• **What you have to do**: Would it be possible to quote, exactly and in full, the lines from the one with "NC * X::TILE_BYTES;" through the end of the entries below?

☆ ☆ ☆ ☆

-    for (int r = 0; r < G::R; ++r) {
-        float2 a0 = make_float2(bq.x, bq.y), a1 = make_float2(bq.z, bq.w);
-        ffma2(a0, __half22float2(hacc[r][0]), sc);
-        ffma2(a1, __half22float2(hacc[r][1]), sc);
-        a0.x = swish_from_half(a0.x); a0.y = swish_from_half(a0.y);
-        a1.x = swish_from_half(a1.x); a1.y = swish_from_half(a1.y);
-        sum[0] += a0.x; sum[1] += a0.y; sum[2] += a1.x; sum[3] += a1.y;
-        uint2 o;
-        o.x = pack2<T>(a0.x, a0.y);
-        o.y = pack2<T>(a1.x, a1.y);
-        *reinterpret_cast<uint2*>(dst + (long long)r * C) = o;
-    }
-    asm volatile("st.shared.v4.f32 [%0], {%1,%2,%3,%4};" ::"r"(red), "f"(sum[0]), "f"(sum[1]), "f"(sum[2]), "f"(sum[3]) : "memory");
+#pragma unroll
+    for (int s = 0; s < NS; ++s) {
+        float sum[4] = {0.f, 0.f, 0.f, 0.f};
+#pragma unroll
+        for (int r = 0; r < G::R; ++r) {
+            float2 a0 = make_float2(bq.x, bq.y), a1 = make_float2(bq.z, bq.w);
+            ffma2(a0, __half22float2(hacc[s][r][0]), sc);
+            ffma2(a1, __half22float2(hacc[s][r][1]), sc);
+            a0.x = swish_from_half(a0.x); a0.y = swish_from_half(a0.y);
+            a1.x = swish_from_half(a1.x); a1.y = swish_from_half(a1.y);
+            sum[0] += a0.x; sum[1] += a0.y; sum[2] += a1.x; sum[3] += a1.y;
+            uint2 o;
+            o.x = pack2<T>(a0.x, a0.y);
+            o.y = pack2<T>(a1.x, a1.y);
+            if (s < nstore) *reinterpret_cast<uint2*>(dst[s] + (long long)r * C) = o;
+        }
+        asm volatile("st.shared.v4.f32 [%0], {%1,%2,%3,%4};" ::"r"(red[s]), "f"(sum[0]), "f"(sum[1]), "f"(sum[2]), "f"(sum[3]) : "memory");
+    }
 }
 
 template <int NSTRIPS, int CC>
@@ -209,8 +222,8 @@
                 dst = out_n + ((long long)(ty * G::HO + oy) * Ho_img + tx * G::HO + ox0) * C + cv * 4;
             } else
                 dst = out_n + ((long long)oy * G::HO + ox0) * C + ch * CC + cv * 4;
-            dw_strip<T, KS, S, HIN, CC>(sT + buf * TILE_BYTES + win, sC + buf * CST_BYTES, cv, dst, C,
-                                        sR + (uint32_t)(buf * RED_BYTES + (strip * CC + cv * 4) * 4));
+            dw_strip<T, KS, S, HIN, CC, 1>({sT + buf * TILE_BYTES + win}, sC + buf * CST_BYTES, cv, {dst}, C,
+                                           {sR + (uint32_t)(buf * RED_BYTES + (strip * CC + cv * 4) * 4)}, 1);
         }
         tc::mbar::arrive_warp(b_empty + 8 * buf);
         if (warp == 0) {
@@ -225,10 +238,11 @@
     if (!SPATIAL && p.se_tail) se_tail_gate<T, NT, G::HO>(p, n, out_n, sM);
 }
 
-template <int KS, int S, int HIN, int CC, int CIN>
+template <int KS, int S, int HIN, int CC, int CIN, int NC>
 struct DwSeX {
     using G = DwSeGeom<KS, S, HIN>;
     static constexpr int NT = 256;
+    static_assert(NC == 1 || NC == 2, "one or two crops per CTA");
     static constexpr int NKB = (CIN + 63) / 64;
     static constexpr int KSTEPS = (CIN + 15) / 16;
     static constexpr int PIX = HIN * HIN;
@@ -245,20 +259,22 @@
     static constexpr uint32_t CST_TX = CC * 4 + KS * KS * CC * 2;
     static constexpr uint32_t CST_BYTES = (CST_TX + 127) / 128 * 128;
     static constexpr uint32_t RED_BYTES = G::NSTRIPS * CC * 4;
-    static constexpr uint32_t OFF_W = X_BYTES, OFF_T = OFF_W + 2 * W_BYTES, OFF_C = OFF_T + 2 * TILE_BYTES;
-    static constexpr uint32_t OFF_R = OFF_C + 2 * CST_BYTES, OFF_M = OFF_R + 2 * RED_BYTES;
+    static constexpr uint32_t OFF_W = NC * X_BYTES, OFF_T = OFF_W + 2 * W_BYTES, OFF_C = OFF_T + 2 * NC * TILE_BYTES;
+    static constexpr uint32_t OFF_R = OFF_C + 2 * CST_BYTES, OFF_M = OFF_R + 2 * NC * RED_BYTES;
     static_assert((X_KB | W_KB | OFF_W | OFF_T) % 1024 == 0, "SWIZZLE_128B operands sit on 1024-byte boundaries");
-    static constexpr size_t smem(int C, int Cse) { return (size_t)OFF_M + (size_t)(C + Cse + 32) * 4 + 1024; }
-    static constexpr int CTAS_PER_SM = 2 * ((size_t)OFF_M + 4096 + 1024 + 1024) <= 228 * 1024 ? 2 : 1;
+    __host__ __device__ static constexpr int m_floats(int C, int Cse) { return (C + Cse + 32 + 3) / 4 * 4; }
+    static constexpr size_t smem(int C, int Cse) { return (size_t)OFF_M + (size_t)NC * m_floats(C, Cse) * 4 + 1024; }
+    static constexpr int CTAS_PER_SM = 2 * ((size_t)OFF_M + NC * 4096 + 1024 + 1024) <= 228 * 1024 ? 2 : 1;
 };
 
-template <int KS, int S, int HIN, int CC, int CIN>
-__global__ void __launch_bounds__(256, (DwSeX<KS, S, HIN, CC, CIN>::CTAS_PER_SM)) dwse_x_kernel(const __grid_constant__ DwSeParams p) {
-    using X = DwSeX<KS, S, HIN, CC, CIN>;
+template <int KS, int S, int HIN, int CC, int CIN, int NC>
+__global__ void __launch_bounds__(256, (DwSeX<KS, S, HIN, CC, CIN, NC>::CTAS_PER_SM)) dwse_x_kernel(const __grid_constant__ DwSeParams p) {
+    using X = DwSeX<KS, S, HIN, CC, CIN, NC>;
     using G = typename X::G;
     using T = __nv_bfloat16;
     constexpr int NT = X::NT;
     constexpr int CV = CC / 4;
+    constexpr long long CROP_OUT = (long long)G::HO * G::HO;
     extern __shared__ uint8_t smem_dwx[];
     __shared__ __align__(8) uint64_t bars[5];
     __shared__ int s_abort_mem;
@@ -270,9 +286,11 @@
 
     const int tid = threadIdx.x, warp = tid >> 5, lane = tid & 31;
     const int wg = tid >> 7, wq = warp & 3;
-    const int n = blockIdx.x;
+    const int n0 = blockIdx.x * NC;
+    const int nc = NC == 1 ? 1 : min(NC, p.N - n0);
     const int C = p.C, n_chunks = p.n_chunks;
-    T* const out_n = reinterpret_cast<T*>(p.out) + (long long)n * G::HO * G::HO * C;
+    const int mfl = X::m_floats(C, p.Cse);
+    T* const out0 = reinterpret_cast<T*>(p.out) + (long long)n0 * CROP_OUT * C;
 
     if (tid == 0) {
         for (int i = 0; i < 5; ++i) tc::mbar_init(&bars[i], 1);
@@ -282,7 +300,7 @@
         asm volatile("prefetch.tensormap [%0];" ::"l"(&p.tmWx) : "memory");
         asm volatile("prefetch.tensormap [%0];" ::"l"(&p.tmW) : "memory");
     }
-    for (uint32_t o = (uint32_t)tid * 16; o < 2 * X::TILE_BYTES; o += NT * 16) sts128(sT + o, make_uint4(0, 0, 0, 0));
+    for (uint32_t o = (uint32_t)tid * 16; o < 2 * NC * X::TILE_BYTES; o += NT * 16) sts128(sT + o, make_uint4(0, 0, 0, 0));
     __syncthreads();
 
     auto issue_w = [&](int j) {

☆ ☆ ☆ ☆

• **Result**:
+    for (uint32_t o = (uint32_t)tid * 16; o < 2 * NC * X::TILE_BYTES; o += NT * 16) sts128(sT + o, make_uint4(0, 0, 0, 0));
     __syncthreads();
 
     auto issue_w = [&](int j) {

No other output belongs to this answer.